Description of the task: Each line of the records below that holds "sizeof" should be copied out.

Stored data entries
@@ -1568,6 +1642,10 @@
     constexpr int HALO = !GRP || LIT || W != 0 || sizeof(R) != 8 ? 0
                          : ENG == 0 && is_vvpair<VT>::value ? GQ_FLOW_HALO
                          : ENG == 2 ? GQ_FLOW_HALO_CTF : 0;
+    constexpr int TRIM = ENG == 0 && Q == 1 && !LIT && W == 0 && sizeof(R) == 8 && GRP && is_vvo2<VT>::value
+                             ? (GQ_TAP_BIAS ? TRIM_TAP_BIAS : 0) | (GQ_EDGE_ADDR32 ? TRIM_EDGE_ADDR32 : 0) |
+                                   (GQ_FIXSUM_DPP ? TRIM_FIXSUM_DPP : 0)
+                             : 0;
     HaloChain<R> *hc = nullptr;
     if constexpr (HALO == 1) {
         __shared__ HaloChain<R> sh_halo;
@@ -1657,10 +1735,10 @@
 #define GQ_TLW_ARG
 #endif
         if (MIX && edge_first)
-            iter_tile<R, VT, ENG, Q, true, GQ_FLOW_COH, false, LIT, GRP, ROTF, HALO>(P, wtile, it, parity, 0, lds, l0, l1, T, false, slot,
+            iter_tile<R, VT, ENG, Q, true, GQ_FLOW_COH, false, LIT, GRP, ROTF, HALO, TRIM>(P, wtile, it, parity, 0, lds, l0, l1, T, false, slot,
                                                                                 wrows, grouped, hc, (unsigned)i + 1, taplut GQ_TLW_ARG);
         else
-            iter_tile<R, VT, ENG, Q, false, GQ_FLOW_COH, false, LIT, GRP, ROTF, HALO>(P, wtile, it, parity, 0, lds, l0, l1, T, false, slot,
+            iter_tile<R, VT, ENG, Q, false, GQ_FLOW_COH, false, LIT, GRP, ROTF, HALO, TRIM>(P, wtile, it, parity, 0, lds, l0, l1, T, false, slot,
                                                                                  wrows, grouped, hc, (unsigned)i + 1, taplut GQ_TLW_ARG);
 #undef GQ_TLW_ARG
         asm volatile("s_waitcnt vmcnt(0)" ::: "memory");
@@ -2955,7 +3033,8 @@
         return c->vvp ? !c->lit && c->kq == 1 && launch_flow_q<float, vvh2_t, 0, 1>(c, n, dry)
                       : launch_flow_t<float, float>(c, n, dry);
 #if GQ_TAP_LUT
-    if (c->vvp && c->tapt && c->tiles_m * c->tiles_n <= GQ_FLOW_WIDE_ITEMS)
+    if (c->vvp && c->tapt && c->tiles_m * c->tiles_n <= GQ_FLOW_WIDE_ITEMS &&
+        (!GQ_EDGE_ADDR32 || edge_addr32_ok(c->M, c->N, c->L, sizeof(double))))
         return !c->lit && c->kq == 1 && launch_flow_q<double, vvo2_t, 0, 1>(c, n, dry);
 #endif
     if (c->vvp) return !c->lit && c->kq == 1 && launch_flow_q<double, vvh2_t, 0, 1>(c, n, dry);
diff --git a/gqmap-opticalflow_amd/csrc/gqmap_math.h b/gqmap-opticalflow_amd/csrc/gqmap_math.h
--- a/gqmap-opticalflow_amd/csrc/gqmap_math.h
+++ b/gqmap-opticalflow_amd/csrc/gqmap_math.h
@@ -146,6 +146,16 @@
 GQ_HD VP elem_ptr(VP VV, uint32_t elem)
 {
     return byte_ptr(VV, elem * (uint32_t)sizeof(*VV));
+}
+
+GQ_HD uint32_t edge_elem32(int m, int n, int M, uint32_t loff) { return (uint32_t)m + GQ_UMUL24(M, n) + loff; }
+GQ_HD uint32_t edge_plane_elem32(uint32_t node, uint32_t plane, uint32_t MNL) { return node + GQ_UMUL24(plane, MNL); }
+constexpr int EDGE_ADDR_PLANES = 9;
+constexpr bool edge_addr32_ok(int64_t M, int64_t N, int64_t L, int64_t elem_bytes)
+{
+    constexpr int64_t U24 = (int64_t)1 << 24, U32 = (int64_t)1 << 32;
+    return M >= 0 && N >= 0 && L >= 1 && M < U24 && N < U24 && M * N < U24 && M * N * L < U24 && M * N * L * L < U24 &&
+           EDGE_ADDR_PLANES * (M * N * L) * elem_bytes < U32;
 }
 
 #if defined(__HIPCC__)
@@ -328,6 +338,54 @@
 GQ_HD TapViewLut<VP, LP> frame_view_lut(VP VV, int M2, LP lut)
 {
     return TapViewLut<VP, LP>{VV, (uint32_t)M2, lut};
+}
+#ifndef GQ_FRAME_WORD_AT
+GQ_HD uint32_t frame_word_at(uintptr_t addr)
+{
+    uint32_t w;
+    memcpy(&w, (const void *)addr, sizeof w);
+    return w;
+}
+#define GQ_FRAME_WORD_AT(addr) frame_word_at(addr)
+#endif
+GQ_HD uint32_t tap_bias_elems(int M2) { return (uint32_t)M2 + 1u; }
+GQ_HD uint32_t cell_elem_biased(int iy, int ix, int M2) { return (uint32_t)iy + GQ_UMUL24(M2, ix); }
+template <typename VP, typename LP>
+struct TapViewLutBiased {
+    VP p;
+    uint32_t ld;
+    LP lut;
+    uintptr_t b0, b2;
+    GQ_HD uint32_t cell(int iy, int ix) const { return cell_elem_biased(iy, ix, (int)ld); }
+};
+template <typename VP, typename LP>
+GQ_HD TapViewLutBiased<VP, LP> frame_view_lut_biased(VP VV, int M2, LP lut)
+{
+    constexpr uintptr_t EB = sizeof(*VV);
+    const uintptr_t b0 = (uintptr_t)VV - EB * tap_bias_elems(M2);
+    return TapViewLutBiased<VP, LP>{VV, (uint32_t)M2, lut, b0, b0 + EB * 2u * (uint32_t)M2};
+}
+template <typename T>
+struct is_tap_biased : std::false_type {};
+template <typename VP, typename LP>
+struct is_tap_biased<TapViewLutBiased<VP, LP>> : std::true_type {};
+template <typename TV>
+GQ_HD auto view_taps16(const TV &V, uint32_t o)
+{
+    if constexpr (is_tap_biased<TV>::value) {
+        using E = typename std::remove_cv<typename std::remove_reference<decltype(*V.p)>::type>::type;
+        static_assert(is_vvo2<E>::value && sizeof(E) == 4, "the biased view: the offset store, an element one word");
+        const uint32_t ob = o * 4u;
+        Taps16<E> T;
+        for (int pr = 0; pr < 2; ++pr)
+            for (int r = 0; r < 4; ++r) {
+                const uint32_t w = GQ_FRAME_WORD_AT((pr ? V.b2 : V.b0) + ob + (uint32_t)(4 * r));
+                T.v[4 * pr + r] = E{(uint16_t)(w & 0xffffu), (uint16_t)(w >> 16)};
+            }
+        return T;
+    } else {
+        return load_taps16(V.p, o, V.ld);
+    }
 }
 template <typename LP>
 GQ_HD Taps16<double> lut_taps16(LP lut, const Taps16<vvo2_t> &T, uint32_t mask = 0xffffu, uint32_t shift = 16)
@@ -747,6 +805,9 @@
 #define GQ_PIN64(x) (void)(x)
 #define GQ_PIN_UNIFORM(x) (void)(x)
 #endif
+#ifndef GQ_PIN_UNIFORM64
+#define GQ_PIN_UNIFORM64(x) (void)(x)
+#endif
 template <bool CLAMP, int UNR, typename TP, typename TV, typename IP>
 GQ_HD Sums<double> node_sums_lut(TP tab, int k0, int K2, int dk, const TV &V, IP I1, int Mo, int No, double eps,
                                  const NodeCoef<double> &c, double u1, double u2, int m, int n)
@@ -762,7 +823,9 @@
     };
     const int klast = k0 + (K2 - 1 - k0) / dk * dk;
     double so, to;
-    auto T = load_taps16(V.p, locate(tab[tab_at(T_XI, k0)], tab[tab_at(T_XJ, k0)], so, to), V.ld);
+    auto T = view_taps16(V, locate(tab[tab_at(T_XI, k0)], tab[tab_at(T_XJ, k0)], so, to));
+    double mq = -0.25;
+    if constexpr (is_tap_biased<TV>::value) GQ_PIN_UNIFORM64(mq);
     const int kn0 = k0 + dk <= klast ? k0 + dk : klast;
     double nxi = tab[tab_at(T_XI, kn0)], nxj = tab[tab_at(T_XJ, kn0)];
     auto trip = [&](int k) {
@@ -772,14 +835,14 @@
         const Taps16<double> D = lut_taps16(V.lut, T, mask, shift);
         GQ_SCHED_FENCE;
         double sok = so, tok = to;
-        T = load_taps16(V.p, locate(nxi, nxj, so, to), V.ld);
+        T = view_taps16(V, locate(nxi, nxj, so, to));
         GQ_SCHED_FENCE;
         GQ_PIN64(sok);
         GQ_PIN64(tok);
         const int kn2 = k + 2 * dk <= klast ? k + 2 * dk : klast;
         nxi = tab[tab_at(T_XI, kn2)];
         nxj = tab[tab_at(T_XJ, kn2)];
-        const double d = fma(bicubic_taps4<double>(D, sok, tok), -0.25, I);
+        const double d = fma(bicubic_taps4<double>(D, sok, tok), mq, I);
         S.add(tab, k, GQ_SQRT(fma(d, d, eps)));
         GQ_PIN64(S.s0); GQ_PIN64(S.sxi); GQ_PIN64(S.sxj);
         GQ_PIN64(S.sa); GQ_PIN64(S.sm); GQ_PIN64(S.sx);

Answer space:
     constexpr int HALO = !GRP || LIT || W != 0 || sizeof(R) != 8 ? 0
+    constexpr int TRIM = ENG == 0 && Q == 1 && !LIT && W == 0 && sizeof(R) == 8 && GRP && is_vvo2<VT>::value
+        (!GQ_EDGE_ADDR32 || edge_addr32_ok(c->M, c->N, c->L, sizeof(double))))
     return byte_ptr(VV, elem * (uint32_t)sizeof(*VV));
+    memcpy(&w, (const void *)addr, sizeof w);
+    constexpr uintptr_t EB = sizeof(*VV);
+        static_assert(is_vvo2<E>::value && sizeof(E) == 4, "the biased view: the offset store, an element one word");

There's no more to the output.